PROBLEM REQUIREMENTS:
Return the run of lines below that opens with the line containing "constexpr unsigned G = 8u * C;" and closes with the line containing "normalize_len(ro - p, v, vlen);", keeping each one exact.

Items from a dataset

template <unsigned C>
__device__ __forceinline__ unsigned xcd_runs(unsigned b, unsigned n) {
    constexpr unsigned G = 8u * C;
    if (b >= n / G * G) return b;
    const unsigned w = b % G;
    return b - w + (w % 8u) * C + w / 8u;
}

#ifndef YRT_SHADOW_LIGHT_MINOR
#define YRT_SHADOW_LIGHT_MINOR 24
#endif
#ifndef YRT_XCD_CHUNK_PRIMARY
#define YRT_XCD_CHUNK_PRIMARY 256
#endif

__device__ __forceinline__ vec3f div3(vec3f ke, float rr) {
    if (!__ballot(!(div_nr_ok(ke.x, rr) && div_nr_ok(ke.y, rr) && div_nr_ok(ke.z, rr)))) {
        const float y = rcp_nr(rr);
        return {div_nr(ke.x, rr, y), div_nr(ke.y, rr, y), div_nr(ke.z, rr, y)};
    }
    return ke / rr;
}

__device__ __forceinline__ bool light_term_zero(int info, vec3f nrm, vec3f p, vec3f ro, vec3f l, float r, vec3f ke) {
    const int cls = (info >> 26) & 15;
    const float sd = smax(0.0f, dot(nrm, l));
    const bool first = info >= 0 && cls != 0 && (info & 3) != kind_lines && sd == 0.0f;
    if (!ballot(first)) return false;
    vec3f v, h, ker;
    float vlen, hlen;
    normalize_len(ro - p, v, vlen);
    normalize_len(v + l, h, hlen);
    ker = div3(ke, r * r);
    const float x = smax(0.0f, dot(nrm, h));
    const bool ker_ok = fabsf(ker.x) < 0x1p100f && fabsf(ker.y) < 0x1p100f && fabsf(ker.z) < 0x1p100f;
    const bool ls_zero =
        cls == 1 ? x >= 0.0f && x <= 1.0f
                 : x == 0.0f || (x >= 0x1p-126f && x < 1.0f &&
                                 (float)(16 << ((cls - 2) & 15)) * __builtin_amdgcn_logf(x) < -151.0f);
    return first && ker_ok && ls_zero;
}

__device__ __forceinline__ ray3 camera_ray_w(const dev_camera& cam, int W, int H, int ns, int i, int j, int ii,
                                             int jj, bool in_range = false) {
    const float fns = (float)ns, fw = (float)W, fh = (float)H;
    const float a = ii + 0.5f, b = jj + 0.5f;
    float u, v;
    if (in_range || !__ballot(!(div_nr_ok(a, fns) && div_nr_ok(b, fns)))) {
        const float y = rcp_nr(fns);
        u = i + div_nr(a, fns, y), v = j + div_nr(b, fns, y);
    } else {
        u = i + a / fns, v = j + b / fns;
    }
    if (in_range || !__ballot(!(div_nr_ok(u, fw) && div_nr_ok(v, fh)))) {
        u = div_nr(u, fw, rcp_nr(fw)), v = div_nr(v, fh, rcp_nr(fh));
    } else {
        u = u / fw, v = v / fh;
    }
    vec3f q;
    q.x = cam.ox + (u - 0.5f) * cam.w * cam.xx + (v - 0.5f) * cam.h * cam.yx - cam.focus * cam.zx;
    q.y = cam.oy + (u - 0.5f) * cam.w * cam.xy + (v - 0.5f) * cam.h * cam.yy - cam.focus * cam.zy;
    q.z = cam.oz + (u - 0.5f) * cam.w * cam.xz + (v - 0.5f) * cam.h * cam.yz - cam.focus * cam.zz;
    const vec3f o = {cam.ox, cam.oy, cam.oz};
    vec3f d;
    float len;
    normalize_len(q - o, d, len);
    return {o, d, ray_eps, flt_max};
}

COMPLETED TASK:
    constexpr unsigned G = 8u * C;
    if (b >= n / G * G) return b;
    const unsigned w = b % G;
    return b - w + (w % 8u) * C + w / 8u;
}

#ifndef YRT_SHADOW_LIGHT_MINOR
#define YRT_SHADOW_LIGHT_MINOR 24
#endif
#ifndef YRT_XCD_CHUNK_PRIMARY
#define YRT_XCD_CHUNK_PRIMARY 256
#endif

__device__ __forceinline__ vec3f div3(vec3f ke, float rr) {
    if (!__ballot(!(div_nr_ok(ke.x, rr) && div_nr_ok(ke.y, rr) && div_nr_ok(ke.z, rr)))) {
        const float y = rcp_nr(rr);
        return {div_nr(ke.x, rr, y), div_nr(ke.y, rr, y), div_nr(ke.z, rr, y)};
    }
    return ke / rr;
}

__device__ __forceinline__ bool light_term_zero(int info, vec3f nrm, vec3f p, vec3f ro, vec3f l, float r, vec3f ke) {
    const int cls = (info >> 26) & 15;
    const float sd = smax(0.0f, dot(nrm, l));
    const bool first = info >= 0 && cls != 0 && (info & 3) != kind_lines && sd == 0.0f;
    if (!ballot(first)) return false;
    vec3f v, h, ker;
    float vlen, hlen;
    normalize_len(ro - p, v, vlen);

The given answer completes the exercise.